Guillaume Levasseur de Beauplan Maps The Ukraine

Very rare Sanson map of "Russie Rouge" extending from the Carpathian Mountains to Lublin Poland and Ratney in Volyn Oblast of Ukraine.

The map tracks the southern part of the modern Poland - Ukraine Border.

"Russie Rouge" or Red Ruthenia or Red Rus' is a term dating back to the Middle Ages, which was used to refer to the southwestern polities of the Kievan Rus', which include parts of present-day western Ukraine and southern Poland. On this map the area is split between the Palatinate of Lemberg and the Palatinate of Belcz. 

States / Rarity

The first state was published in 1665, under a different title (Russie Noire). A 1674 state has the present title but lacks the decorative border on the cartouche and the longer imprint line. This state was published by Sanson's heirs.

All states are rare.

This is the first time we have offered the map for sale. Maps which name and focus on Red Ruthenia are very rare.

Guillaume Levasseur de Beauplan

Beauplan was a French geographer and military engineer who went to Poland at the invitation of King Sigismund III and spent 17 years building fortresses and castles as well as surveying parts of Ukraine. He was active mainly on the eastern frontiers, where he supervised the building of fifty fortresses and set out hundreds of villages. In 1639, he participated in a surveying expedition down the river Dnieper. About this time, he drew a sketch map of southern Ukraine, the “Tabula geographica Ukrainska,” which has been preserved in the “Topographica practica,” a collection of manuscript maps and charts assembled by Frederick Getkant by order of Ladislaus IV.

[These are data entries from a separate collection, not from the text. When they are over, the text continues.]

#define MGC_POOL_MIN ((size_t)1 << 20)
struct MgcPool {
    std::mutex lock;
    std::multimap<size_t, void*> idle[16];
    std::map<void*, std::pair<size_t, int>> live;
    size_t idle_bytes[16] = {0};
    long long budget[16];
    long long hits = 0, misses = 0;
    MgcPool() { for (auto& b : budget) b = -1; }
    long long budget_of(int dev)
    {
        if (budget[dev] < 0) {
            const char* e = getenv("MEDPY_HIP_POOL_MB");
            if (e && *e) budget[dev] = atoll(e) << 20;
            else {
                size_t f = 0, t = 0;
                budget[dev] = hipMemGetInfo(&f, &t) == hipSuccess ? (long long)(t / 8) : 0;
            }
        }
        return budget[dev];
// ... 85 lines not shown
    void fill_heights_inf()
    {
        flush_zero();
        h->labels_valid = true;
        check(hipMemsetAsync(h->L.height, 0x3f, (size_t)h->L.ntiles * MGC_TV * sizeof(int32_t), h->stream));
        hipLaunchKernelGGL(k_status_or, dim3((h->L.ntiles + 255) / 256), dim3(256), 0, h->stream, h->L, (uint32_t)MGC_ST_ALLINF, (uint32_t)MGC_ST_SETTLED);
        for (int sd = 0; sd < 2; ++sd)
            if (h->L.hshadow[sd]) check(hipMemsetAsync(h->L.hshadow[sd], 0x3f, (size_t)h->L.gy * h->L.gx * MGC_TF * sizeof(int32_t), h->stream));
    }
    void flush_zero()
    {
        if (h->pending_zero >= 0) h->zero_mask |= 1u << h->pending_zero;
        h->pending_zero = -1;
        if (h->zero_mask) {
            hipLaunchKernelGGL(k_zero_counts, dim3(1), dim3(MGC_NCOUNT * MGC_NSHARD), 0, h->stream, h->L, h->zero_mask);
            check(hipGetLastError());
        }
        h->zero_mask = 0;
    }
    void zero_count(int i)
    {
        if (i == last_discharged) { flush_zero(); h->pending_zero = i; last_discharged = -1; return; }
        if (h->pending_zero >= 0) { h->zero_mask |= 1u << h->pending_zero; h->pending_zero = -1; }
        h->zero_mask |= 1u << i;
    }
    void read_counts(int* out)
    {
        flush_zero();
        check(hipMemcpyAsync(h->h_count, h->L.count, MGC_NCOUNT * (1 + MGC_NSHARD) * sizeof(int32_t), hipMemcpyDeviceToHost, h->stream));
        check(hipStreamSynchronize(h->stream));
        mgc_fold_counts(h);
        memcpy(out, h->h_count, MGC_NCOUNT * sizeof(int32_t));
        readbacks++;
        if (!FULL) {
            int m = out[6] / 2;
            for (int i = 0; i < 4; ++i) m = out[i] > m ? out[i] : m;
            h->est_phase_tiles = m;
        } else {
            int m = out[MGC26_CNT_ACTIVE] / 8;
            for (int i = 0; i < MGC26_NLIST; ++i) m = out[i] > m ? out[i] : m;
            h->est_phase_tiles = m;
        }
    }
    int filter_grid() const { const int g = (h->L.ntiles + 255) / 256; return g < 1024 ? g : 1024; }
    int fslot(int which) const { return which == 0 ? (h->filt[0] ? MGC_CNT_FILTER_B : MGC_CNT_FILTER) : (h->filt[1] ? MGC_CNT_FILTER_ACT_B : MGC_CNT_FILTER_ACT); }
    int fnext(int which) const { return which == 0 ? (h->filt[0] ? MGC_CNT_FILTER : MGC_CNT_FILTER_B) : (h->filt[1] ? MGC_CNT_FILTER_ACT : MGC_CNT_FILTER_ACT_B); }
    void filter_done(int which, bool consumer_cleared_next)
    {
        if (!consumer_cleared_next) zero_count(fnext(which));
        h->filt[which] ^= 1;
    }
    void absorb_all()
    {
        flush_zero();
        if constexpr (FULL) return;
        else if (!(h->use_filters & 1)) { hipLaunchKernelGGL(k_absorb, dim3(grid(h->L.ntiles)), dim3(MGC_TV), 0, h->stream, h->L); check(hipGetLastError()); }
        else {
            flush_zero();
            hipLaunchKernelGGL(k_filter, dim3(filter_grid()), dim3(256), 0, h->stream, h->L, 0, 6, fslot(0));
            if (h->wave_kernels & 1) hipLaunchKernelGGL(k_absorb_w, dim3(grid((h->L.ntiles + 3) / 4)), dim3(256), 0, h->stream, h->L, 6, fslot(0), fnext(0));
            else hipLaunchKernelGGL(k_absorb_list, dim3(grid(h->L.ntiles)), dim3(MGC_TV), 0, h->stream, h->L, 6, fslot(0), fnext(0));
            filter_done(0, true);
            check(hipGetLastError());
        }
    }
    void relabel_all(uint32_t epoch, int next)
    {
        flush_zero();
        h->brick_mode = false;
        const int id = time_begin(1);
        if constexpr (FULL) hipLaunchKernelGGL(k26_relabel_all, dim3(grid(h->L.ntiles)), dim3(MGC_TV), 0, h->stream, h->L, epoch, next);
        else if (!(h->use_filters & 1)) hipLaunchKernelGGL(k_relabel_all, dim3(grid(h->L.ntiles)), dim3(MGC_TV), 0, h->stream, h->L, epoch, next);
        else {
            flush_zero();
            hipLaunchKernelGGL(k_filter, dim3(filter_grid()), dim3(256), 0, h->stream, h->L, 3, 6, fslot(0));
            if (h->wave_kernels & 8) { hipLaunchKernelGGL(k_relabel_v, dim3(grid(h->L.ntiles)), dim3(MGC_TV / MGC_RELABEL_V), 0, h->stream, h->L, 6, fslot(0), epoch, next, fnext(0), 1); filter_done(0, true); }
            else if (h->wave_kernels & 2) { hipLaunchKernelGGL(k_relabel_w, dim3(h->wave_grid_rel), dim3(MGCW_LANES), 0, h->stream, h->L, 6, fslot(0), epoch, next, -1, 1, h->tk_rel); h->tk_rel ^= 1; filter_done(0, false); }
            else { hipLaunchKernelGGL(k_relabel_first_list, dim3(grid(h->L.ntiles)), dim3(MGC_TV), 0, h->stream, h->L, 6, fslot(0), epoch, next); filter_done(0, false); }
        }
        check(hipGetLastError());
        time_end(id);
        relabel_launches++;
    }
    bool first_relabel_dt()
    {
        if (FULL || !h->use_dt || !h->all_residual || h->labels_valid || h->nranks > 1) return false;
        if (!h->d_dt16) {
            if (mgc_dmalloc((void**)&h->d_dt16, (size_t)h->L.ntiles * MGC_TV * sizeof(uint16_t)) != hipSuccess) { (void)hipGetLastError(); return false; }
            h->device_bytes += (int64_t)h->L.ntiles * MGC_TV * (int64_t)sizeof(uint16_t);
        }
        flush_zero();
        h->labels_valid = true;
        const int id = time_begin(2);
        const MgcLattice& L = h->L;
        void* const T = h->d_dt16;
        const dim3 blk(256);
        auto g = [&](int lines) { return dim3(grid((lines + 3) / 4)); };
        hipLaunchKernelGGL((k_dt_scan<0, false, 1, 0>), g(L.gz * L.gy), blk, 0, h->stream, L, (const void*)L.rmask, T, 0, (int32_t*)nullptr, (const uint16_t*)nullptr, (uint16_t*)nullptr, -1);
        hipLaunchKernelGGL((k_dt_scan<0, true, 0, 0>), g(L.gz * L.gy), blk, 0, h->stream, L, (const void*)T, T, 0, (int32_t*)nullptr, (const uint16_t*)nullptr, (uint16_t*)nullptr, -1);
        hipLaunchKernelGGL((k_dt_scan<1, false, 0, 0>), g(L.gz * L.gx), blk, 0, h->stream, L, (const void*)T, T, 0, (int32_t*)nullptr, (const uint16_t*)nullptr, (uint16_t*)nullptr, -1);
        hipLaunchKernelGGL((k_dt_scan<1, true, 0, 0>), g(L.gz * L.gx), blk, 0, h->stream, L, (const void*)T, T, 0, (int32_t*)nullptr, (const uint16_t*)nullptr, (uint16_t*)nullptr, -1);
        hipLaunchKernelGGL((k_dt_scan<2, false, 0, 0>), g(L.gy * L.gx), blk, 0, h->stream, L, (const void*)T, T, 0, (int32_t*)nullptr, (const uint16_t*)nullptr, (uint16_t*)nullptr, -1);
        hipLaunchKernelGGL((k_dt_scan<2, true, 0, 1>), g(L.gy * L.gx), blk, 0, h->stream, L, (const void*)T, (void*)L.height, 0, (int32_t*)nullptr, (const uint16_t*)nullptr, (uint16_t*)nullptr, -1);
        hipLaunchKernelGGL(k_dt_finish, g(L.ntiles), blk, 0, h->stream, L);
        check(hipGetLastError());
        time_end(id);
        relabel_launches += 7;
        return true;
    }
    void set_radial(bool on) { h->radial_on = on; if (on) h->radial_cycle_no++; }
    bool radial_begin(int c_min)
    {
        if (FULL) return false;
        const size_t nv = (size_t)h->L.ntiles * MGC_TV;
        if (!h->d_ds16) {
            if (mgc_dmalloc((void**)&h->d_ds16, nv * sizeof(uint16_t)) != hipSuccess) { (void)hipGetLastError(); return false; }
            h->device_bytes += (int64_t)(nv * sizeof(uint16_t));
        }
        if (!h->d_hexact) {
            if (mgc_dmalloc((void**)&h->d_hexact, nv * sizeof(int32_t)) != hipSuccess) { (void)hipGetLastError(); return false; }
            h->device_bytes += (int64_t)(nv * sizeof(int32_t));
        }
        flush_zero();
        const int id = time_begin(2);
        const MgcLattice& L = h->L;
        void* const T = h->d_ds16;
        const dim3 blk(256);
        auto g = [&](int lines) { return dim3(grid((lines + 3) / 4)); };
        check(hipMemsetAsync(L.count + mgc_cnt_radial_c(L), 0x3f, sizeof(int32_t), h->stream));
        hipLaunchKernelGGL(k_dt_cmin, g(L.ntiles), blk, 0, h->stream, L);
        hipLaunchKernelGGL((k_dt_scan<0, false, 2, 0>), g(L.gz * L.gy), blk, 0, h->stream, L, (const void*)L.excess, T, 0, (int32_t*)nullptr, (const uint16_t*)nullptr, (uint16_t*)nullptr, -1);
        hipLaunchKernelGGL((k_dt_scan<0, true, 0, 0>), g(L.gz * L.gy), blk, 0, h->stream, L, (const void*)T, T, 0, (int32_t*)nullptr, (const uint16_t*)nullptr, (uint16_t*)nullptr, -1);
        hipLaunchKernelGGL((k_dt_scan<1, false, 0, 0>), g(L.gz * L.gx), blk, 0, h->stream, L, (const void*)T, T, 0, (int32_t*)nullptr, (const uint16_t*)nullptr, (uint16_t*)nullptr, -1);
        hipLaunchKernelGGL((k_dt_scan<1, true, 0, 0>), g(L.gz * L.gx), blk, 0, h->stream, L, (const void*)T, T, 0, (int32_t*)nullptr, (const uint16_t*)nullptr, (uint16_t*)nullptr, -1);
        hipLaunchKernelGGL((k_dt_scan<2, false, 0, 0>), g(L.gy * L.gx), blk, 0, h->stream, L, (const void*)T, T, 0, (int32_t*)nullptr, (const uint16_t*)nullptr, (uint16_t*)nullptr, -1);
        hipLaunchKernelGGL((k_dt_scan<2, true, 0, 2>), g(L.gy * L.gx), blk, 0, h->stream, L, (const void*)T, T, c_min, h->d_hexact, (const uint16_t*)nullptr, (uint16_t*)nullptr, -1);
        std::swap(h->L.height, h->d_hexact);
        check(hipGetLastError());
        time_end(id);
        relabel_launches += 8;
        return true;
    }
    void radial_save_exact()
    {
        flush_zero();
        check(hipMemcpyAsync(h->d_hexact, h->L.height, (size_t)h->L.ntiles * MGC_TV * sizeof(int32_t), hipMemcpyDeviceToDevice, h->stream));
    }
    void radial_restore_exact()
    {
        flush_zero();
        std::swap(h->L.height, h->d_hexact);
    }
    void radial_lower(int c_min)
    {
        flush_zero();
        const int id = time_begin(2);
        hipLaunchKernelGGL(k_dt_lower, dim3(grid((h->L.ntiles + 3) / 4)), dim3(256), 0, h->stream, h->L, (const uint16_t*)h->d_ds16, c_min);
        check(hipGetLastError());
        time_end(id);
        relabel_launches++;
    }
    void source_open()
    {
        flush_zero();
        hipLaunchKernelGGL(k_source_open, dim3(grid((h->L.ntiles + 3) / 4)), dim3(256), 0, h->stream, h->L);
        check(hipGetLastError());
    }
    void relabel_list(int lst, uint32_t epoch, int next, int zero_list = -1)
    {
        flush_zero();
        const int id = time_begin(1);
        if (!FULL && h->brick_mode) hipLaunchKernelGGL(k_relabel_b, dim3(grid(mgc_brick_count(h->L))), dim3(MGC_TV), 0, h->stream, h->L, lst, epoch, next, zero_list);
        else if constexpr (FULL) hipLaunchKernelGGL(k26_relabel_list, dim3(grid(h->L.ntiles)), dim3(MGC_TV), 0, h->stream, h->L, lst, epoch, next);
        else if (h->wave_kernels & 8) hipLaunchKernelGGL(k_relabel_v, dim3(grid(h->L.ntiles)), dim3(MGC_TV / MGC_RELABEL_V), 0, h->stream, h->L, lst, lst, epoch, next, zero_list, 0);
        else if (h->wave_kernels & 2) { hipLaunchKernelGGL(k_relabel_w, dim3(h->wave_grid_rel), dim3(MGCW_LANES), 0, h->stream, h->L, lst, lst, epoch, next, zero_list, 0, h->tk_rel); h->tk_rel ^= 1; }
        else hipLaunchKernelGGL(k_relabel_list, dim3(grid(h->L.ntiles)), dim3(MGC_TV), 0, h->stream, h->L, lst, epoch, next, zero_list);
        check(hipGetLastError());
        time_end(id);
        relabel_launches++;
    }
    void suspect_pass()
    {
        flush_zero();
        const int nb = ((h->L.gx + 7) / 8) * ((h->L.gy + 7) / 8) * ((h->L.gz + 7) / 8);
        hipLaunchKernelGGL(k_suspect_pass<FULL>, dim3(nb < 4096 ? nb : 4096), dim3(MGC_TV), 0, h->stream, h->L);
        check(hipGetLastError());
    }
    void reset_suspect(uint32_t epoch, int list)
    {
        flush_zero();
        const int id = time_begin(1);
        h->brick_mode = !FULL && h->use_bricks && h->nranks == 1 && !(h->use_filters & 4);
        if (FULL || !(h->use_filters & 4)) hipLaunchKernelGGL(k_reset_suspect<FULL>, dim3(grid((h->L.ntiles + MGC_TV - 1) / MGC_TV)), dim3(MGC_TV), 0, h->stream, h->L, epoch, list, h->brick_mode ? 1 : 0);
        else {
            flush_zero();
            hipLaunchKernelGGL(k_filter, dim3(filter_grid()), dim3(256), 0, h->stream, h->L, 2, 6, fslot(0));
            hipLaunchKernelGGL(k_reset_suspect_list, dim3(grid(h->L.ntiles)), dim3(MGC_TV), 0, h->stream, h->L, 6, fslot(0), epoch, list);
            filter_done(0, false);
        }
        check(hipGetLastError());
        time_end(id);
        relabel_launches++;
    }
    void activate_all(uint32_t phase)
    {
        flush_zero();
        if constexpr (FULL) {
            if (h->L.nshard == 1 && (h->use_filters & 2)) hipLaunchKernelGGL(k26_activate_w, dim3(grid((h->L.ntiles + 3) / 4)), dim3(256), 0, h->stream, h->L, phase);
            else hipLaunchKernelGGL(k26_activate, dim3(grid(h->L.ntiles)), dim3(MGC_TV), 0, h->stream, h->L, phase);
        }
        else if (!(h->use_filters & 2)) hipLaunchKernelGGL(k_activate, dim3(grid(h->L.ntiles)), dim3(MGC_TV), 0, h->stream, h->L, phase);
        else {
            flush_zero();
            hipLaunchKernelGGL(k_filter, dim3(filter_grid()), dim3(256), 0, h->stream, h->L, 1, 7, fslot(1));
            if (h->wave_kernels & 1) { hipLaunchKernelGGL(k_activate_w, dim3(grid((h->L.ntiles + 3) / 4)), dim3(256), 0, h->stream, h->L, 7, fslot(1), phase, h->activate_exact_max, fnext(1)); filter_done(1, true); }
            else { hipLaunchKernelGGL(k_activate_list, dim3(grid(h->L.ntiles)), dim3(MGC_TV), 0, h->stream, h->L, 7, fslot(1), phase); filter_done(1, false); }
        }
        check(hipGetLastError());
    }
    void discharge(int lst, uint32_t phase, int cycles, int sweeps)
    {
        const int zero_idx = h->pending_zero;
        h->pending_zero = -1;
// ... 1546 lines not shown
    if (e == hipSuccess) e = hipMemcpyAsync(out, d, (size_t)h->nvox * sizeof(double), hipMemcpyDeviceToHost, h->stream);
    if (e == hipSuccess) e = hipStreamSynchronize(h->stream);
    (void)mgc_dfree(d);
    MGC_HIP(h, e);
    return MGC_OK;
}

int mgc_get_tweights(mgc_handle h, double* out)
{
    if (!h || !out) return MGC_ERR_INVALID;
    if (!h->built) return mgc_fail(h, MGC_ERR_STATE, "mgc_get_tweights before mgc_build");
    MGC_HIP(h, hipSetDevice(h->device));
    double* d = nullptr;
    MGC_HIP(h, mgc_dmalloc((void**)&d, (size_t)h->nvox * sizeof(double)));
    hipLaunchKernelGGL(k_untile_f64, dim3(1024), dim3(256), 0, h->stream, h->L, (const double*)h->d_tr0, (const uint8_t*)h->d_tflags, d);
    hipError_t e = hipGetLastError();
    if (e == hipSuccess) e = hipMemcpyAsync(out, d, (size_t)h->nvox * sizeof(double), hipMemcpyDeviceToHost, h->stream);
    if (e == hipSuccess) e = hipStreamSynchronize(h->stream);
    (void)mgc_dfree(d);
    MGC_HIP(h, e);
    return MGC_OK;
}

int mgc_get_edge(mgc_handle h, int64_t i, int64_t j, double* out)
{
    if (!h || !out) return MGC_ERR_INVALID;
    if (!h->built) return mgc_fail(h, MGC_ERR_STATE, "mgc_get_edge before mgc_build");
    if (i < 0 || j < 0 || i >= h->nvox || j >= h->nvox || i == j) return mgc_fail(h, MGC_ERR_INVALID, "bad node pair");
    MGC_HIP(h, hipSetDevice(h->device));
    const MgcLattice& L = h->L;
    const int d = mgc_arc_direction(L, i, j);
    *out = 0.0;
    if (d < 0) return MGC_OK;
    int tile, loc;
    mgc_node_to_tile(L, i, tile, loc);
    const double* src = L.rcap + ((int64_t)tile * L.ndir + d) * MGC_TV + loc;
    MGC_HIP(h, hipMemcpyAsync(h->h_scalar + 6, src, sizeof(double), hipMemcpyDeviceToHost, h->stream));
    MGC_HIP(h, hipStreamSynchronize(h->stream));
    *out = h->h_scalar[6];
    return MGC_OK;
}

Beauplan made a general map of Ukraine with Henricus Hondius, Delineatio generalis camporum desertorum vulgo Ukraina cum adiacentibus provinciis, which was published in Gdansk in 1648. In 1651, he published a description of Ukraine, which was limited to the Crimea and the lower course of the Dnieper and was printed in only one hundred copies. After years of work, Beauplan had expected a generous reward for his services, but King Ladislaus IV died in March 1648, dashing any hope of compensation. In 1654 John II (John Casimir) of Poland granted Gdansk printer Georg Förster and historian Joachim Pastorius the privilege to print the maps and the description of the kingdom’s provinces—in other words, to finish the work Hondius and Beauplan had started. 

Beauplan wrote Description des contrés du Royaume de Pologne, which was published in 1651. The work was retitled Description d'Ukranie, when the second edition was released in 1651. Two more editions were published in 1660 and 1861. The book was the first book published that provided a geographical, economic, and demographic description of Ukraine. 

Condition Description
Minor soiling.
Reference
Kordan, 13. Atlas Ukrainia, 24B third state.
Nicolas Sanson Biography

Nicholas Sanson (1600-1667) is considered the father of French cartography in its golden age from the mid-seventeenth century to the mid-eighteenth. Over the course of his career he produced over 300 maps; they are known for their clean style and extensive research. Sanson was largely responsible for beginning the shift of cartographic production and excellence from Amsterdam to Paris in the later-seventeenth century.

Sanson was born in Abbeville in Picardy. He made his first map at age twenty, a wall map of ancient Gaul. Upon moving to Paris, he gained the attention of Cardinal Richelieu, who made an introduction of Sanson to King Louis XIII. This led to Sanson's tutoring of the king and the granting of the title ingenieur-geographe du roi

His success can be chalked up to his geographic and research skills, but also to his partnership with Pierre Mariette. Early in his career, Sanson worked primarily with the publisher Melchior Tavernier. Mariette purchased Tavernier’s business in 1644. Sanson worked with Mariette until 1657, when the latter died. Mariette’s son, also Pierre, helped to publish the Cartes générales de toutes les parties du monde (1658), Sanson' atlas and the first French world atlas.